AI algorithm capable of diagnosing skin cancer up to 96% correctly

Not only did workers, journalists, and service workers come to the dermatologist but also feared being replaced by machines.

Stanford University researchers have created an AI algorithm that can identify skin cancer as well as a professional doctor. This software is trained with nearly 130,000 images related to moles, blemishes and skin lesions through the form of deep learning.

After that, it "confronted" with 21 dermatologists and obtained the same results as them (at least 91% accurate compared to humans). In the future, they plan to conduct an application to detect skin cancer at home for smartphones.

Picture 1 of AI algorithm capable of diagnosing skin cancer up to 96% correctly

Each year, there are 5.4 million cases of skin cancer in the United States. The diagnosis process has many stages, including moles or skin marks by specialist doctors. The sooner the disease is detected, the higher the chance of cure and survival.

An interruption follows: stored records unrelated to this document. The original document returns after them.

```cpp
template <int MODE, int BM, int BN, int NST, int BNF>
static void launch_gemm_t(const ConvArgs& a, int items, hipStream_t st) {
  constexpr int kStageBytes = (BM + BN) * 64 * 2;
  constexpr int kTileBytes = BM * BN * 2;
  const int stages = std::max(1, std::min(NST, a.ksteps_per_split));
  size_t lds = (size_t)stages * kStageBytes;
  if (a.epi_stage && lds < (size_t)kTileBytes) lds = kTileBytes;
  int grid = items;
  if (MODE == MODE_FWD && a.stats && a.splits <= 1 && a.epi_stage && !(BM == 64 && BN == 64) &&
      fwd_stat_grid() > 0 && items > fwd_stat_grid())
    grid = fwd_stat_grid();
  void (*kern)(ConvArgs);
  if constexpr (BNF == 2 && MODE == MODE_DGRAD) kern = conv_igemm_bnf2_kernel<MODE, BM, BN, NST>;
  else if constexpr (MODE == MODE_FWD && BNF == 0 && !(BM == 64 && BN == 64))
    kern = grid < items ? conv_igemm_kernel<MODE, BM, BN, NST, 0, true>
                        : conv_igemm_kernel<MODE, BM, BN, NST, 0, false>;
  else kern = conv_igemm_kernel<MODE, BM, BN, NST, BNF>;
  static bool attr[2] = {false, false};
  if (!attr[grid < items]) {
    (void)hipFuncSetAttribute(reinterpret_cast<const void*>(kern),
                              hipFuncAttributeMaxDynamicSharedMemorySize,
                              std::max(NST * kStageBytes, kTileBytes));
    attr[grid < items] = true;
  }
  hipLaunchKernelGGL(kern, dim3(grid), dim3(256), lds, st, a);
}

template <int MODE, int BM, int BN, int NST>
static void launch_gemm(const ConvArgs& a, int items, hipStream_t st) {
  if constexpr (MODE == MODE_DGRAD) {
    if (a.has_bnf && a.splits <= 1)
      return a.bnf.pool ? launch_gemm_t<MODE, BM, BN, NST, 1>(a, items, st)
                        : launch_gemm_t<MODE, BM, BN, NST, 2>(a, items, st);
  }
// ... 42 lines not shown
  {
    const ConvGeom& g = a.g;
    const int cdim = MODE == MODE_FWD ? g.C : g.K;
    const bool wsame = MODE == MODE_WGRAD && g.stride == 1 && g.P == g.H && g.Q == g.W;
    a.dTiles = make_fastdiv(std::max(1, tiles));
    a.dTilesN = make_fastdiv(std::max(1, (a.Ng + BN - 1) / BN));
    a.dN = make_fastdiv(std::max(1, g.N));
    a.dCdim = make_fastdiv(std::max(1, cdim));
    a.dKb = make_fastdiv(std::max(1, cdim / BK));
    a.dSdec = make_fastdiv(std::max(1, MODE == MODE_DGRAD && a.phase ? a.St : g.S));
    a.dS = make_fastdiv(std::max(1, g.S));
    a.dC = make_fastdiv(std::max(1, g.C));
    a.dNb = make_fastdiv(std::max(1, g.N / BK));
    a.dD2C = make_fastdiv(std::max(1, a.d2C));
    a.dD2K = make_fastdiv(std::max(1, a.d2K));
    a.dSplits = make_fastdiv(splits);
    a.w_dq = wsame ? BK % g.Q : 0;
    a.w_dp = wsame ? (BK / g.Q) % g.P : 0;
  }
#ifdef DDP_CONV_STAMPS
  a.stamps = g_conv_stamps;
#endif
  return tiles * splits;
}

static bool needs_finish(int mode, const ConvArgs& a) {
  (void)mode;
  return a.splits > 1;
}

static int finish_rows_per_thread(int Mg, int rows_per_block) {
  return (Mg + rows_per_block - 1) / rows_per_block <= 128 ? 1 : 2;
}

static void dg_finish_grid(const ConvArgs& a, int* bx_out, int* chunks_out) {
  const int G = a.Ng / 8;
  const int Gb = G < 256 ? G : 256;
  const int chunks = (G + Gb - 1) / Gb;
  const int rows_per_block = std::max(1, 256 / Gb);
  const int rpt = finish_rows_per_thread(a.Mg, rows_per_block);
  int bx = (a.Mg + rows_per_block * rpt - 1) / (rows_per_block * rpt);
  *bx_out = std::max(1, std::min(bx, 2048 / chunks + 1));
  *chunks_out = chunks;
}

static FinishArgs finish_args(int mode, const ConvArgs& a) {
// ... 119 lines not shown
    hipLaunchKernelGGL(wgrad_finish_krsc_kernel, dim3(w.gx, w.gy), dim3(256), 0, st, a.ws,
                       a.splits, a.g.K, a.g.R * a.g.S, a.g.C, a.g.Creal, a.dw, w.sgd);
  } else if (MODE == MODE_WGRAD) {
    const int groups = (a.splits + kWgFinishGroup - 1) / kWgFinishGroup;
    const size_t lds = sizeof(float) * a.g.R * a.g.S * a.g.C;
    hipLaunchKernelGGL(wgrad_finish_kernel, dim3(a.g.K, groups), dim3(256), lds, st, a.ws,
                       a.splits, a.g.K, a.g.R, a.g.S, a.g.C, a.g.Creal, a.dw);
  } else {
    if (MODE == MODE_FWD && a.bnfwd && launch_finish_bnfwd(a, st)) return;
    if (MODE == MODE_DGRAD && a.has_bnf && a.bnapply && launch_finish_bnbwd(a, st, nullptr)) return;
    int bx, chunks;
    dg_finish_grid(a, &bx, &chunks);
    const FinishArgs fa = finish_args(MODE, a);
    if (MODE == MODE_DGRAD && a.has_bnf)
      hipLaunchKernelGGL(splitk_finish_kernel<true>, dim3(bx, chunks), dim3(256), 0, st, fa);
    else
      hipLaunchKernelGGL(splitk_finish_kernel<false>, dim3(bx, chunks), dim3(256), 0, st, fa);
  }
}

template <int MODE, int BM, int BN>
static void launch_cfg(ConvArgs& a, int splits, hipStream_t st, int nst_req = 0) {
  const int items = prepare_cfg<MODE, BM, BN>(a, splits);
  constexpr int kStageBytes = (BM + BN) * 64 * 2;
  constexpr int kMaxStages = kStageBytes * 4 <= 163840 ? 4 : (kStageBytes * 3 <= 163840 ? 3 : 2);
  int nst = nst_req >= 2 && nst_req <= 4 ? nst_req : stages_for(BM, BN);
  nst = std::min(nst, kMaxStages);
  if constexpr (kMaxStages >= 4) {
    if (nst == 4) { launch_gemm<MODE, BM, BN, 4>(a, items, st); goto launched; }
  }
  if constexpr (kMaxStages >= 3) {
    if (nst == 3) { launch_gemm<MODE, BM, BN, 3>(a, items, st); goto launched; }
  }
  launch_gemm<MODE, BM, BN, 2>(a, items, st);
launched:
  if (!a.no_finish) launch_finish<MODE>(a, st);
}

struct TuneKey {
  int mode, M, N, K;
  int hw = 0;
  bool operator<(const TuneKey& o) const {
    if (mode != o.mode) return mode < o.mode;
    if (M != o.M) return M < o.M;
    if (N != o.N) return N < o.N;
    if (K != o.K) return K < o.K;
// ... 423 lines not shown
}

constexpr int kPairTiles = 6;
template <int BM, int BN, int NST, bool BNF1, bool SGDM>
static void pair_kernel_launch(const ConvArgs& d, const ConvArgs& w, int itd, int itw,
                               hipStream_t st) {
  hipLaunchKernelGGL((conv_bwd_pair_kernel<BM, BN, NST, BNF1 ? 1 : 0, SGDM>), dim3(itd + itw),
                     dim3(256), 0, st, d, w, itd);
}
template <int BM, int BN, int NST>
static void pair_launch_t(ConvArgs& d, ConvArgs& w, int sd, int sw, float* ws, size_t ws_elems,
                          int* itd_out, int* itw_out, bool* ok_out, const float* dw,
                          bool launch, hipStream_t st) {
  const int itd = prepare_cfg<MODE_DGRAD, BM, BN>(d, std::max(1, sd));
  size_t dneed = needs_finish(MODE_DGRAD, d) ? (size_t)d.splits * d.Mg * d.Ng : 0;
  dneed = (dneed + 63) / 64 * 64;
  w.ws = ws + dneed;
  const int itw = prepare_cfg<MODE_WGRAD, BM, BN>(w, std::max(1, sw));
  const size_t wneed = needs_finish(MODE_WGRAD, w) ? (size_t)w.splits * w.Mg * w.Ng : 0;
  *itd_out = itd;
  *itw_out = itw;
  *ok_out = dneed + wneed <= ws_elems;
  if (!launch || !*ok_out) return;
  if (!needs_finish(MODE_WGRAD, w) && w.g.wkrsc && w.g.Creal == w.g.C) w.sgd = sgd_fuse_master(dw);
  const bool bnf1 = d.has_bnf && d.splits <= 1;
  const bool sgdm = w.sgd.p != nullptr;
  if (bnf1 && sgdm) pair_kernel_launch<BM, BN, NST, true, true>(d, w, itd, itw, st);
  else if (bnf1) pair_kernel_launch<BM, BN, NST, true, false>(d, w, itd, itw, st);
  else if (sgdm) pair_kernel_launch<BM, BN, NST, false, true>(d, w, itd, itw, st);
  else pair_kernel_launch<BM, BN, NST, false, false>(d, w, itd, itw, st);
}

extern "C" int ddp_conv_bwd_pair(const ConvGeom* g, const void* dy, const void* wc, void* dx,
                                 const void* x, float* dw, float* ws, size_t ws_elems,
                                 const BnBwdFuse* bn, const BnBwdApply* ba, int* bn_done,
                                 hipStream_t st) {
  if (bn_done) *bn_done = 0;
  if (!bn) ba = nullptr;
  auto separate = [&]() -> int {
    const BnBwdFuse* bsep = bn && bn->code ? nullptr : bn;
    const int r = conv_dgrad_impl(g, dy, wc, dx, ws, ws_elems, 0, 0, bsep, bsep ? ba : nullptr,
                                  bn_done, st);
    if (r) return r;
    g_sgd_allow = true;
    const int rw = ddp_conv_wgrad(g, dy, x, dw, ws, ws_elems, 0, st);
    g_sgd_allow = false;
// ... 165 lines not shown
```

distributed-data-parallel-ml-training_amd/csrc/kernels/conv_tr.hip:

```cpp
#include "common.h"
#include "api.h"

#include <algorithm>
#include <cstdlib>
#include <map>
#include <tuple>

namespace ddp_amd {
namespace tr {

typedef __attribute__((address_space(3))) void lds_void;

constexpr unsigned kOOB = 0x80000000u;

__device__ __forceinline__ __amdgpu_buffer_rsrc_t make_rsrc(const void* base, int bytes) {
  return __builtin_amdgcn_make_buffer_rsrc(const_cast<void*>(base), (short)0, bytes, 0x00020000);
}

__device__ __forceinline__ void dma(__amdgpu_buffer_rsrc_t rs, unsigned byte_off, unsigned short* lds) {
  __builtin_amdgcn_raw_ptr_buffer_load_lds(rs, (lds_void*)lds, 16, (int)byte_off, 0, 0, 0);
}

template <int N>
__device__ __forceinline__ void wait_dma_barrier() {
// ... 24 lines not shown
  int N, H, W, C, K;
  const unsigned short* x;
  const unsigned short* wc;
  const float* bias;
  unsigned short* z;
  float* stats;
  float* ws;
  int splits, cbps;
  int imgs, rows, bands;
  int imgp, plane, zslot;
  int x_bytes, w_bytes;
  int tiles_m, tiles_n;
  int abuf_elems;
  const unsigned short* zin;
  const float* in_stats;
  const float* in_gamma;
  const float* in_beta;
  float in_eps;
  int in_relu;
  float* in_coef;
  unsigned short* y_out;
  int z_bytes;
  FastDiv dTiles, dTilesN, dBands, dPw, dW, dPerImg;
#ifdef DDP_CONV_STAMPS
  ConvStampBuf stamps;
#endif
};

template <int BM, int BN, int NST, int NL, int IN>
#ifndef DDP_TR_WAVES_PER_EU
#define DDP_TR_WAVES_PER_EU 1
#endif
__global__ __launch_bounds__(256) __attribute__((amdgpu_waves_per_eu(DDP_TR_WAVES_PER_EU)))
void conv_tr_fwd_kernel(Args a) {
  constexpr int WTM = BM / 2, WTN = BN / 2, TM = WTM / 16, TN = WTN / 16;
  constexpr int CB = BN * 64 / 8 / 256;
  constexpr int BTILE = BN * 64;
  static_assert(CB >= 1 && TM >= 1 && TN >= 1, "tile");
  static_assert(NST >= 3 && NST <= 9, "the next patch is issued at tap 0: at most one in the window");
  extern __shared__ __attribute__((aligned(16))) unsigned short smem[];
  const int aelems = a.abuf_elems;
  unsigned short* abuf = smem;
  unsigned short* bring = smem + 2 * aelems;
  float* cf = reinterpret_cast<float*>(bring + NST * BTILE);
  constexpr int NP = IN == 2 ? 4 : 1;
  constexpr bool BNIN = IN == 1 || IN == 2;

  const int tid = threadIdx.x, lane = tid & 63;
  const int wid = __builtin_amdgcn_readfirstlane(tid >> 6);
  const int wm = wid >> 1, wn = wid & 1;
  const int W = a.W, H = a.H, C = a.C, K = a.K;
  const int M = a.N * H * W;
#ifdef DDP_CONV_STAMPS
  const unsigned long long st0 = stamp_now();
#endif
  const int ncb = C / 64;

  const int tiles = a.tiles_m * a.tiles_n;
  const int item = blockIdx.x;
  const int sp = fast_div(item, a.dTiles);
  const int tile = xcd_remap(item - sp * tiles, tiles);
  const int tm = fast_div(tile, a.dTilesN);
  const int tn = tile - tm * a.tiles_n;
  const int row0 = tm * BM, col0 = tn * BN;
  const int cb0 = sp * a.cbps, cb1 = min(ncb, cb0 + a.cbps);
  const int nsteps = (cb1 - cb0) * 9;
  const int tband = fast_div(tm, a.dBands);
  const int n0 = tband * a.imgs;
  const int h0 = (tm - tband * a.bands) * a.rows;

  const __amdgpu_buffer_rsrc_t rsA = IN ? make_rsrc(a.zin, a.z_bytes) : make_rsrc(a.x, a.x_bytes);
  if (BNIN) {
    const int Hz = IN == 2 ? 2 * H : H, Wz = IN == 2 ? 2 * W : W;
    const float Mz = (float)a.N * Hz * Wz;
    for (int c = tid; c < C; c += 256) {
      float s1 = 0.f, s2 = 0.f;
#pragma unroll
      for (int r = 0; r < kStatRep; ++r) {
        s1 += a.in_stats[r * 2 * C + c];
        s2 += a.in_stats[r * 2 * C + C + c];
      }
      const float mu = s1 / Mz;
      const float var = fmaxf(s2 / Mz - mu * mu, 0.f);
      const float is = rsqrtf(var + a.in_eps);
      const float sc = a.in_gamma[c] * is, sh = a.in_beta[c] - mu * sc;
      cf[c] = sc;
// ... 511 lines not shown
  Args a{};
  a.N = N; a.H = H; a.W = W; a.C = C; a.K = K;
  a.x = (const unsigned short*)x;
  a.wc = (const unsigned short*)wc;
  a.bias = bias;
  a.z = (unsigned short*)z;
  a.stats = stats;
  a.ws = ws;
  a.splits = pl.splits;
  a.cbps = pl.cbps;
  a.imgs = geo.imgs; a.rows = geo.rows; a.bands = geo.bands;
  a.imgp = geo.imgp; a.plane = geo.plane; a.zslot = geo.zslot;
  a.x_bytes = (int)(2 * M * C);
  a.w_bytes = (int)(2 * (size_t)K * 9 * C);
  a.abuf_elems = geo.abuf;
  a.tiles_m = (int)(M / c.bm);
  a.tiles_n = K / c.bn;
  a.dTiles = make_fastdiv(std::max(1, a.tiles_m * a.tiles_n));
  a.dTilesN = make_fastdiv(std::max(1, a.tiles_n));
  a.dBands = make_fastdiv(std::max(1, geo.bands));
  a.dPw = make_fastdiv((geo.rows + 2) * W);
  a.dW = make_fastdiv(W);
  a.dPerImg = make_fastdiv(geo.rows * W);
  if (in) {
    a.zin = (const unsigned short*)in->z;
    a.in_stats = in->stats;
    a.in_gamma = in->gamma;
    a.in_beta = in->beta;
    a.in_eps = in->eps;
    a.in_relu = in->relu;
    a.in_coef = in->coef;
    a.y_out = (unsigned short*)in->y;
    a.z_bytes = (int)(2 * M * C * (in->pool ? 4 : 1));
  }
#ifdef DDP_CONV_STAMPS
  a.stamps = g_conv_stamps;
#endif
  const int items = a.tiles_m * a.tiles_n * pl.splits;
  if (!launch_stages(c, in_mode, a, geo.nl, items, st)) return 0;
  int e = (int)hipGetLastError();
  if (e) return 2 + e;
  if (pl.splits > 1) {
    e = ddp_conv_fwd_finish(g, ws, pl.splits, bias, z, stats, bn, bn_done, st);
    if (e) return 2 + e;
  }
  return 1;
// ... 16 lines not shown
```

For example, the early 5-year survival rate of melanoma cell cancer is 97%, but in later stages, the number drops to only 14%.

Picture 2 of AI algorithm capable of diagnosing skin cancer up to 96% correctly
Melanoma is a very common disease

In order to "teach" their AI how to recognize skin cancer, Stanford scientists used an existing deep learning algorithm , created by Google with image sorting. They described the process in their study: we provided it with thousands of images collected all over the world, along with giving it a picture of what is ill, or is it good evil.

" There is no available database for us to train our algorithms, so we have to create it ourselves," said Brett Kuprel, co-author of the study. " We have to take pictures from the Internet and work with medical schools to create a neat collection from the messy data stack - the name is written in many languages, including German, Arabic and Latin . "


Will this algorithm replace the dermatologist in the future?

The team then created a database of 129,450 images of 2,032 different diseases. The AI ​​system then scans each pixel in these pictures, looking for the similarity of each disease to each of the skin cancer patients. After the training process, the system was able to identify diseases "just as well as trained professionals ," the scientists said.

For example, with melanoma, a dermatologist recognizes 95% of the damage it causes and correctly diagnoses 76% of benign tumors. In that same experiment, the other AI algorithm scored 96% of the skin melanoma and 90% of the harm was not harmful.

Picture 3 of AI algorithm capable of diagnosing skin cancer up to 96% correctly

Stanford scientists say that the purpose of their software development is not to replace dermatologists, but to help every method of diagnosis not too expensive. They are also aspiring to create an advanced version of this algorithm and turn it into an application that can be used at home.

However, in order for this to happen, the AI ​​needs to practice more (it has become accustomed to working with high-resolution and high-resolution images - not the types of images that smartphones can capture) and need rigorous evaluation in many respects before being released.